The following is the processing for detecting the turning point position in the Z-axis direction in the turning point detection unit 132 described. The processing for detecting the turning point position in the Z-axis direction in the turning point detection unit 132 is similar to the processing of the flowchart of 4th performed, however, the direction of movement based on the change (enlargement, reduction or constant) of one by the position command generation unit 110 generated position command and not by comparing a value of the Z axis of the nth line of the machining programs with a value of the Z axis of the (n + 1) th line of the machining programs.

The reversal point detection unit 132 detects the reversal point position in the Z-axis direction based on one of the acceleration-deceleration control unit 113 issued position command. The drawing unit 135 visualized by the reversal point detection unit 132 detected reversal point position, superimposes the resulting reversal point position on an image of a workpiece, and generates image information indicating that the reversal point position at the Workpiece is displayed. And the display unit 136 shows that by the drawing unit 135 generated image information.

If actually streaking on you through the machine 300 a machined workpiece is generated based on the machining programs, a user observes whether the banding on the machined workpiece with the lines of the through the reversal point detection unit 132 detected reversal point positions in the Z-axis direction coincides. When the streaking on the machined workpiece coincides with the lines of the reversal point positions in the Z-axis direction, it is determined that the streaking due to the reversal point of the Z-axis direction in the by the position command generation unit 110 generated position command is generated. If the streaking on the machined workpiece does not coincide with the lines of the reversal point positions in the Z-axis direction, it is determined that the streaking is due to a factor other than the reversal point of the Z-axis direction by the position command generation unit 110 is produced. In the machining programs, the movement command is generated jointly for each axis. However, since two rotary axes are added to three straight axes in simultaneous 5-axis machining, the movement size of control points of a machining structure and the tool length must be taken into account. In the machining programs for a 5-axis machine tool, instructing the tip position of the tool and tilting the tool with respect to a workpiece becomes the route of the tip point of a tool 304 like through the route L1 indicated by the tool tip control of 7 reliant. Furthermore, the position command generation unit calculates 110 the control point for each axis taking into account the tool and the machining structure to meet the tip position of the tool and the inclination of the tool with respect to the workpiece. For example, calculated as by the route L2 from 7 specified the position command generation unit 110 the arched route L2 in the Z-axis direction of the control point of the tool 304 . Because it is not possible to analyze the machining programs either, the reversal point position in the Z-axis direction of such a route L2 the reversal point detection unit detects 132 the reversal point position in the Z-axis direction in the route L2 based on the position command. As described above, using the reversal point detection unit 132 it is determined whether the factor for a machining error on a workpiece (banding) is based on a reversal point in the Z-axis direction in the position command.

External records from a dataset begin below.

struct Workspace {
  DevBuf q, qoff, Qt, Qb, Qbl, QCT, gmax, tauq, cellbits, cells_tmp, cells, n_cells, docbits, chunk_counts, cand, cand_meta, approx, n_cand,
      cand_base, round_of, round_tab, QCU, qinv, qflag, ub, ub_hist, ub_thr, ub_cursor, q_order, xcd_slots, surv_meta, n_surv, n_list2, sel_keys, sel_doc, nsel, exact, out_ids, out_scores, out_keys, out_counts, ctr, subset,
      subset_bits, elig, misc, cut, cmaxu, chist, ub2, ub_hist2, ub_thr2, list_meta, n_l1, n_l2, qpad, planes, levels, hotbits,
      gain, gsmall, ghist, s0_meta, s0_u, gacc, gdeep;
  void* h_pin = nullptr;
  size_t h_pin_cap = 0;
  unsigned long long* h_gain = nullptr;
  uint64_t h_gain_key = 0;
  hipEvent_t done = nullptr;
  bool done_valid = false;
  static constexpr int NBUF = 66;
// ... 944 lines not shown
    hot_levels_kernel<<<dim3((unsigned)std::min<int64_t>(std::max<int64_t>((KP >> 5) / 256, 1), 16), B), 256, 0, st>>>(
        w.chist.as<uint32_t>(), ix->K, ix->tune.s4_hot, w.cmaxu.as<uint8_t>(), KP, ix->tune.s4_pexp, w.ub_thr2.as<uint32_t>() + B,
        w.levels.as<uint32_t>(), w.hotbits.as<uint32_t>(), p.s4_warm, w.ub_thr2.as<uint32_t>() + 2 * B,
        w.hotbits.as<uint32_t>() + (size_t)B * (KP / 32), ix->tune.s4_hot_auto ? w.n_cand.as<int32_t>() : nullptr,
        ix->tune.s4_hot_auto);
    const dim3 pg((unsigned)std::min<int64_t>((KP + 2047) / 2048, 64), B);
    with_int<32, 64>(p.RB, [&](auto RB) {
      hot_planes_kernel<RB><<<pg, 256, 0, st>>>(w.QCU.as<uint8_t>(), KP, w.cmaxu.as<uint8_t>(), w.ub_thr2.as<uint32_t>() + B,
                                                w.levels.as<uint32_t>(), w.planes.as<uint32_t>());
    });
  }
  return NP_OK;
}

int Pass::rounds(const RoundPlan& rp, const GainP& gp) const {
  SelectP sp;
  sp.approx = w.approx.as<float>();
  sp.cand = w.cand.as<uint32_t>();
  sp.cand_step = 1;
  sp.rp = rp;
  sp.n_cand = w.n_cand.as<int32_t>();
  sp.doc_begin = ix->doc_begin;
  sp.n_sel = cs->n_sel;
  sp.NSELP = cs->NSELP;
  sp.sel_keys = w.sel_keys.as<uint64_t>();
  sp.sel_doc = w.sel_doc.as<uint32_t>();
  sp.nsel_out = w.nsel.as<int32_t>();
  sp.ctr = nullptr;
  const size_t sel_lds = (size_t)cs->NSELP * 8;
  if (cs->n_sel > 0 && sel_lds > 48 * 1024)
    NP_HIP(hipFuncSetAttribute(reinterpret_cast<const void*>(&select_kernel),
                               hipFuncAttributeMaxDynamicSharedMemorySize, (int)sel_lds));
  for (int r = 0; r < (p.have_cands ? p.max_rounds : 0); ++r) NP_TRY(round(r, rp, gp, sp));
  return NP_OK;
}

int Pass::round(int r, const RoundPlan& rp, const GainP& gp, SelectP sp) const {
  const int B = p.B;
  if (p.gain_path)
    gain_emit_kernel<2><<<dim3((unsigned)ix->n_ranges, (unsigned)B), 256, 0, st>>>(gp, r);
  else
    compact_kernel<<<dim3(p.nchunks, B), 256, 0, st>>>(w.docbits.as<uint32_t>(), p.NW, p.nchunks, w.chunk_counts.as<int32_t>(),
                                                       (p.use_filter && !p.ids_only) ? nullptr : w.cand.as<uint32_t>(), rp, r,
                                                       p.ids_only ? nullptr : ix->d_doc_meta.get(), w.cand_meta.as<uint4>());
  if (cs->timed && r == 0) NP_HIP(hipEventRecord(cs->ctx->ev[3], st));
  const bool matvec = p.batched && !p.s1_split;
  if (p.use_filter) {
    NP_TRY(p.two_level ? two_level_cut(r, rp) : single_level_cut(r, rp));
    launch_approx(st, ix, w, d_qoff, B, p.LQP, w.surv_meta.as<uint4>(), w.n_surv.as<int32_t>(), rp, r, p.max_rounds, nullptr);
    sp.cand = reinterpret_cast<const uint32_t*>(w.surv_meta.p);
    sp.cand_step = 4;
    sp.n_cand = w.n_surv.as<int32_t>();
    sp.ctr = w.ctr.as<Counters>();
    if (matvec) {
      gcut_kernel<<<B, 1024, 0, st>>>(w.approx.as<float>(), w.surv_meta.as<uint4>(), w.n_surv.as<int32_t>(), rp, r, cs->n_sel,
                                      w.qinv.as<float>(), w.qflag.as<uint32_t>(), d_qoff, w.cand_meta.as<uint4>(),
                                      w.n_list2.as<int32_t>());
      launch_matvec(st, ix, w, d_q, d_qoff, B, w.cand_meta.as<uint4>(), w.n_list2.as<int32_t>(), rp, r);
      sp.cand = reinterpret_cast<const uint32_t*>(w.cand_meta.p);
      sp.n_cand = w.n_list2.as<int32_t>();
    }
  } else if (ix->T > 0) {
    if (matvec) {
      launch_matvec(st, ix, w, d_q, d_qoff, B, w.cand_meta.as<uint4>(), w.n_cand.as<int32_t>(), rp, r);
      count_work_kernel<<<dim3(32, (unsigned)B), 256, 0, st>>>(w.cand_meta.as<uint4>(), w.n_cand.as<int32_t>(), rp, r,
                                                               w.ctr.as<Counters>());
    } else {
      launch_approx(st, ix, w, d_qoff, B, p.LQP, w.cand_meta.as<uint4>(), w.n_cand.as<int32_t>(), rp, r, p.max_rounds,
                    w.ctr.as<Counters>());
    }
  }
  if (cs->timed && r == 0) NP_HIP(hipEventRecord(cs->ctx->ev[4], st));
  if (cs->n_sel > 0) {
    sp.round = r;
    select_kernel<<<B, 1024, (size_t)cs->NSELP * 8, st>>>(sp);
  }
  return NP_OK;
}

int Pass::single_level_cut(int r, const RoundPlan& rp) const {
  const int B = p.B;
  NP_TRY(ub_bounds(rp, r, p.max_rounds, slots((size_t)r * 3), cursor(0), w.cand_meta.as<uint4>(), nullptr, w.n_cand.as<int32_t>(),
                   w.n_cand.as<int32_t>(), w.ub.as<uint16_t>(), w.ub_hist.as<uint32_t>(), 1, 0, false));
  ub_thr_kernel<<<B, 256, 0, st>>>(w.ub_hist.as<uint32_t>(), p.hshift, p.slack, cs->n_sel, w.n_cand.as<int32_t>(), rp, r,
                                   w.qflag.as<uint32_t>(), w.ub_thr.as<uint32_t>());
  CutP cp{};
  cp.hshift = p.hshift;
  cp.all_src = w.cand_meta.as<uint4>();
  cp.n_all = w.n_cand.as<int32_t>();
  cp.src = w.cand_meta.as<uint4>();
  cp.n_src_a = w.n_cand.as<int32_t>();
  cp.U = w.ub.as<uint16_t>();
  cp.lo = w.ub_thr.as<uint32_t>();
  cp.zero_mode = 0;
  cp.dst = w.surv_meta.as<uint4>();
  cp.n_dst = w.n_surv.as<int32_t>();
  cp.ctr = w.ctr.as<Counters>();
  ub_cut_kernel<<<dim3(n_cut(), B), 256, 0, st>>>(cp, rp, r);
  return NP_OK;
}
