@@ -1643,7 +1647,15 @@
       memcpy(hs + pr.off_cptr, pr.cptr.data(), pr.cptr.size() * 4);
       memcpy(hs + pr.off_row, pr.orow.data(), pr.orow.size() * 4);
       if (!pr.cols.empty()) memcpy(hs + pr.off_cols, pr.cols.data(), pr.cols.size() * 2);
-      const nrq_plan_hdr *h = reinterpret_cast<const nrq_plan_hdr *>(hs + pr.off_plan);
+      nrq_plan_hdr *h = reinterpret_cast<nrq_plan_hdr *>(hs + pr.off_plan);
+      if (!pr.wout.empty()) {
+        memcpy(hs + pr.off_wout, pr.wout.data(), pr.wout.size() * 4);
+        h->off_wout = j.out_w = (uint32_t)(pr.off_wout - pr.off_plan);
+        h->out_n = (uint32_t)pr.orow.size(); h->out_pad = (h->out_n + 63u) & ~63u;
+        h->total_bytes = h->off_wout + (uint32_t)pr.wout.size() * 4u;
+        ctx->stats.out_view++;
+        ctx->stats.plan_bytes += pr.wout.size() * 4;
+      }
       hdrs.push_back(h);
       if (ctx->stats.npiv == 0) {
         ctx->stats.npiv = h->npiv; ctx->stats.u = h->u; ctx->stats.nlev = h->nlev; ctx->stats.nfree = h->nfree;
@@ -1895,6 +1907,7 @@
       }
       ctx->stats.xor_ops += hd[b].n_xor_ops;
       ctx->stats.plan_bytes += hd[b].total_bytes;
+      if (hd[b].off_wout) ctx->stats.out_view++;
     } else if (hd[b].reserved[0] == PL_FAIL_CAPACITY) {
       if (ctx->tune.prof || ctx->tune.diag) fprintf(stderr, "[NRQ_PROF] block %u: device planner capacity exceeded at planner_body.h:%u (npiv %u u %u nlev %u nrows %u M %u nlost %u)\n", b, hd[b].fail_site, hd[b].npiv, hd[b].u, hd[b].nlev, hd[b].nrows, hd[b].M, c.h_nlost[b]);
       (*fallback)[b] = 1;
diff --git a/nanorq_amd/csrc/out_lists.h b/nanorq_amd/csrc/out_lists.h
--- a/nanorq_amd/csrc/out_lists.h
+++ b/nanorq_amd/csrc/out_lists.h
@@ -3,6 +3,7 @@
 #include <stdint.h>
 #include <string.h>
 #include <vector>
+#include "plan.h"
 #include "rq_math.h"
 
 inline void build_out_lists(const rq_params &p, const uint16_t *colslot, uint32_t n, const uint32_t *isis,
@@ -33,4 +34,22 @@
   cptr[n] = o;
 }
 
+inline void build_out_w(const uint8_t *plan, const std::vector<uint32_t> &cptr, const std::vector<uint16_t> &cols,
+                        std::vector<uint32_t> &wout) {
+  const nrq_plan_hdr *h = reinterpret_cast<const nrq_plan_hdr *>(plan);
+  const uint32_t n = cptr.empty() ? 0u : (uint32_t)cptr.size() - 1u, wpr = h->wpr, opad = (n + 63u) & ~63u;
+  wout.assign((size_t)wpr * opad, 0u);
+  if (!wpr || !n) return;
+  const uint16_t *pivslot = reinterpret_cast<const uint16_t *>(plan + h->off_pivslot);
+  const uint32_t *wt = reinterpret_cast<const uint32_t *>(plan + h->off_wt);
+  std::vector<uint32_t> pivot_of(h->M + h->r2 + 1u, 0xFFFFFFFFu);
+  for (uint32_t k = 0; k < h->npiv; k++) pivot_of[pivslot[k]] = k;
+  for (uint32_t q = 0; q < n; q++)
+    for (uint32_t e = cptr[q]; e < cptr[q + 1]; e++) {
+      const uint32_t k = pivot_of[cols[e]];
+      if (k == 0xFFFFFFFFu) continue;
+      for (uint32_t w = 0; w < wpr; w++) wout[(size_t)w * opad + q] ^= wt[(size_t)w * h->npiv_pad + k];
+    }
+}
+
 #endif
diff --git a/nanorq_amd/csrc/plan.h b/nanorq_amd/csrc/plan.h
--- a/nanorq_amd/csrc/plan.h
+++ b/nanorq_amd/csrc/plan.h
@@ -103,6 +103,11 @@
   uint32_t need_pad;
   uint32_t off_needslot;
   uint32_t off_wneed;
+  uint32_t off_wout;
+  uint32_t out_pad;
+  uint32_t out_n;
+  uint32_t off_out_cptr;
+  uint32_t off_out_slots;
 } nrq_plan_hdr;
 #ifdef __cplusplus
 static_assert(sizeof(nrq_plan_hdr) <= 256u, "nrq_plan_hdr is read as a 256-byte prefix");
diff --git a/nanorq_amd/csrc/planner_body.h b/nanorq_amd/csrc/planner_body.h
--- a/nanorq_amd/csrc/planner_body.h
+++ b/nanorq_amd/csrc/planner_body.h
@@ -248,7 +248,8 @@
   else ops += ((ucap + 3u) & ~3u) * ((PL_LOWCAP + 31u) / 32u) + 16u;
   uint32_t b = 256u + L * 2u * 3u + (L + 16u) * 2u + ucap * 2u * 4u + ucap * 4u * 2u + PL_MAXH * ucap +
                NRQ_MAX_FREE * PL_MAXH + wprcap * npad * 4u * 2u + npad * 2u + 16u + ops * 4u +
-               Mcap * 4u + (nlost_cap + 1u) * 8u + nlost_cap * PL_PATCH_STRIDE * 2u + 1024u;
+               Mcap * 4u + (nlost_cap + 1u) * 8u + nlost_cap * PL_PATCH_STRIDE * 2u + 1024u +
+               wprcap * ((nlost_cap + 63u) & ~63u) * 4u + 16u;
   return pl_r16(b);
 }
 
@@ -2710,6 +2711,10 @@
   return (c.job.mode & 0xFFu) == 0u && c.job.inter == 0u && c.sh->npiv != 0u &&
          (c.sh->M + 31u) / 32u * 4u <= 4u * c.qcap;
 }
+#define PL_OUTW 24u
+SB_HD bool pl_out_wanted(const PlanCtx &c) {
+  return (c.job.mode & 0xFFu) == 0u && c.job.inter == 0u && c.sh->npiv != 0u && c.sh->wpr != 0u && c.job.nlost != 0u;
+}
 SB_HD uint32_t *pl_need_marks(const PlanCtx &c) { uint32_t *q = reinterpret_cast<uint32_t *>(c.claim_l()); PL_ASSUME_LDS(q); return q; }
 template <int Z> SB_HD void pl_final_a(PlanCtx &c, uint32_t tid, uint32_t nt) {
   pl_shared *sh = c.sh; PL_ASSUME_LDS(sh);
@@ -2762,6 +2767,10 @@
     c.part()[5] = need ? o : 0u; if (need) o = pl_r16(o + sh->tmp0 * 2u);
     c.part()[6] = need ? o : 0u; if (need) o = pl_r16(o + sh->wpr * sh->tmp0 * 4u);
     c.part()[7] = need;
+    const uint32_t opad = (nl + 63u) & ~63u, oend = pl_r16(o + sh->wpr * opad * 4u);
+    const bool outw = pl_out_wanted(c) && o <= c.job.arena_cap && oend <= c.job.arena_cap;
+    c.part()[PL_OUTW] = outw ? o : 0u; c.part()[PL_OUTW + 1u] = outw ? opad : 0u;
+    if (outw) o = oend;
     sh->arena_top = o;
     if (o > c.job.arena_cap) (sh->fail_site = __LINE__, sh->status = PL_FAIL_CAPACITY);
     sh->tmp1 = 0;
@@ -2779,6 +2788,8 @@
       const uint32_t w = e / stride, k = e - w * stride;
       wt[e] = k < sh->npiv ? c.wrows[(size_t)c.pivslot[k] * wpr + w] : 0u;
     }
+  if (c.part()[PL_OUTW])
+    for (uint32_t e = tid; e < (p.L - sh->npiv) * wpr; e += nt) c.wrows[(size_t)c.uslot[e / wpr] * wpr + e % wpr] = 0u;
   uint32_t *rowsrc = reinterpret_cast<uint32_t *>(c.arena + c.part()[1]);
   pl_for_batched(tid, nt, sh->M, [&](uint32_t r) { return (uint32_t)c.patch_of[r]; }, [&](uint32_t r, uint32_t pi) {
     uint32_t v = NRQ_ROW_ZERO;
@@ -2872,6 +2883,10 @@
   h.off_freex = c.off_freex; h.off_hinv = c.off_hinv; h.off_colslot = c.off_colslot; h.off_pivof = c.off_pivof;
   h.off_uslot = c.off_uslot; h.total_bytes = sh->arena_top;
   h.off_augt = sh->off_augt; h.lpr = pl_bin_in_stream(p.L) ? 0u : sh->lpr; h.aug_stride = sh->aug_stride;
+  if (!sh->status && c.part()[PL_OUTW]) {
+    h.off_wout = c.part()[PL_OUTW]; h.out_pad = c.part()[PL_OUTW + 1u]; h.out_n = c.job.nlost;
+    h.off_out_cptr = c.part()[2]; h.off_out_slots = c.part()[4];
+  }
   if (!sh->status) {
     const uint32_t nl = c.job.nlost;
     uint32_t *cptr = reinterpret_cast<uint32_t *>(c.arena + c.part()[2]);
@@ -2894,8 +2909,38 @@
       j.out_row = (uint64_t)(uintptr_t)(c.arena + c.part()[3]);
       j.out_slots = (uint64_t)(uintptr_t)(c.arena + c.part()[4]);
       j.nout = c.job.nlost;
+      j.out_w = c.part()[PL_OUTW];
     }
     *c.jobout = j;
+  }
+}
+
+SB_HD void pl_wout_fill(uint32_t *wout, const uint32_t *cptr, const uint16_t *osl, const uint32_t *wrows, uint32_t wpr, uint32_t nout,
+                        uint32_t opad, uint32_t q0, uint32_t step) {
+  constexpr uint32_t WB = 8, EB = 4;
+  for (uint32_t q = q0; q < opad; q += step) {
+    const uint32_t a = q < nout ? cptr[q] : 0u, b = q < nout ? cptr[q + 1u] : 0u;
+    for (uint32_t w0 = 0; w0 < wpr; w0 += WB) {
+      uint32_t acc[WB];
+#pragma unroll
+      for (uint32_t j = 0; j < WB; j++) acc[j] = 0u;
+      for (uint32_t e = a; e < b; e += EB) {
+        uint32_t s[EB], v[EB][WB];
+#pragma unroll
+        for (uint32_t i = 0; i < EB; i++) s[i] = osl[e + i < b ? e + i : e];
+#pragma unroll
+        for (uint32_t i = 0; i < EB; i++)
+#pragma unroll
+          for (uint32_t j = 0; j < WB; j++) v[i][j] = (e + i < b && w0 + j < wpr) ? wrows[(size_t)s[i] * wpr + w0 + j] : 0u;
+#pragma unroll
+        for (uint32_t i = 0; i < EB; i++)
+#pragma unroll
+          for (uint32_t j = 0; j < WB; j++) acc[j] ^= v[i][j];
+      }
+#pragma unroll
+      for (uint32_t j = 0; j < WB; j++)
+        if (w0 + j < wpr) wout[(size_t)(w0 + j) * opad + q] = acc[j];
+    }
   }
 }
 
@@ -2909,6 +2954,9 @@
     const uint32_t w = e / stride, k = e - w * stride;
     wt[e] = k < npiv ? wrows[(size_t)pivslot[k] * wpr + w] : 0u;
   }
+  if (h->off_wout)
+    pl_wout_fill(reinterpret_cast<uint32_t *>(arena + h->off_wout), reinterpret_cast<const uint32_t *>(arena + h->off_out_cptr),
+                 reinterpret_cast<const uint16_t *>(arena + h->off_out_slots), wrows, wpr, h->out_n, h->out_pad, e0, step);
   if (!h->off_needslot) return;
   const uint32_t pad = h->need_pad, nneed = h->nneed;
   const uint16_t *nslot = reinterpret_cast<const uint16_t *>(arena + h->off_needslot);
@@ -3011,4 +3059,11 @@
   }
 }
 
-#endif
+template <int Z> SB_HD void pl_out_w(PlanCtx &c, uint32_t tid, uint32_t nt) {
+  pl_shared *sh = c.sh; PL_ASSUME_LDS(sh);
+  if (sh->status || !c.part()[PL_OUTW] || sh->defer_wt) return;
+  pl_wout_fill(reinterpret_cast<uint32_t *>(c.arena + c.part()[PL_OUTW]), reinterpret_cast<const uint32_t *>(c.arena + c.part()[2]),
+               reinterpret_cast<const uint16_t *>(c.arena + c.part()[4]), c.wrows, sh->wpr, c.job.nlost, c.part()[PL_OUTW + 1u], tid, nt);
+}
+
+#endif
diff --git a/nanorq_amd/csrc/planner_seq.h b/nanorq_amd/csrc/planner_seq.h
--- a/nanorq_amd/csrc/planner_seq.h
+++ b/nanorq_amd/csrc/planner_seq.h
@@ -199,5 +199,6 @@
     PL_PHASE(pl_final_e);
     PL_PHASE(pl_need_a);
     PL_PHASE(pl_need_b);
+    PL_PHASE(pl_out_w);
   }
 }
diff --git a/nanorq_amd/csrc/solve_body.h b/nanorq_amd/csrc/solve_body.h
--- a/nanorq_amd/csrc/solve_body.h
+++ b/nanorq_amd/csrc/solve_body.h
@@ -36,8 +36,9 @@
   uint64_t out_slots;
   uint64_t out_row;
   uint32_t nout;
-  uint32_t pad;
+  uint32_t out_w;
 } nrq_job;
+SB_HD bool nrq_job_out_view(const nrq_job *job) { return job->out_w != 0u && job->inter == 0; }
 
 #if defined(__HIP_DEVICE_COMPILE__)
 #undef NRQ_WAVE_ANY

The following is the processing for detecting the turning point position in the Z-axis direction in the turning point detection unit 133 described. The processing for detecting the turning point position in the Z-axis direction in the turning point detection unit 133 is similar to the processing of the flowchart of 4th performed, however, the direction of movement based on a change (enlargement, reduction or constant) of a position deviation (the difference between a position command and position feedback information) and not by comparing a value of the Z axis of the nth line of the machining program with a value of Z axis of the (n + 1) th line of the machining program is detected. The reversal point detection unit 133 detects the reversal point position in the Z-axis direction, for example, based on one from the servo control unit 120 output position deviation. If the servo motor 200 a tool of the machine 300 Positioned at a target position of the Z axis, overshoot can occur due to the properties of the servo control unit 120 be generated. Due to this overshoot, a reversal point is generated in the Z-axis direction to return to the target position from the position beyond the target position of the Z-axis direction. The reversal point generated due to the overshoot is based on the characteristics of a feedforward control, etc. of the servo control unit 120 generated and is therefore not based on the command route defined by the machining programs or that by the position command generation unit 110 generated position command. By detecting the reversal point position in the Z-axis direction from the positional deviation, the reversal point detection unit can 133 capture the reversal point generated, for example, due to overshoot.

Especially if the processing form as in 8th shown is arcuate, is used for the servo motor 200 that moves a tool in the Z-axis direction, the direction of rotation at one position A1 conversely, a servo motor that moves a tool in the X-axis direction rotates in a constant direction at a substantially constant speed near the position A1 . If an overshoot is generated while trying, the direction of rotation of the servo motor moving the tool in the Z-axis direction at the position A1 to reverse, a protrusion is created in the radial direction. Because the positional deviation becomes larger and then becomes smaller at the part of this protrusion, the reversal point detection unit can 133 detect the reversal point position in the Z-axis direction.

The drawing unit 135 visualized by the reversal point detection unit 133 recorded Reversal point position, superimposes the resulting reversal point position on an image of a workpiece (a processed object), and generates image information indicating that the reversal point position is displayed on the workpiece. And the display unit 136 shows that by the drawing unit 135 generated image information.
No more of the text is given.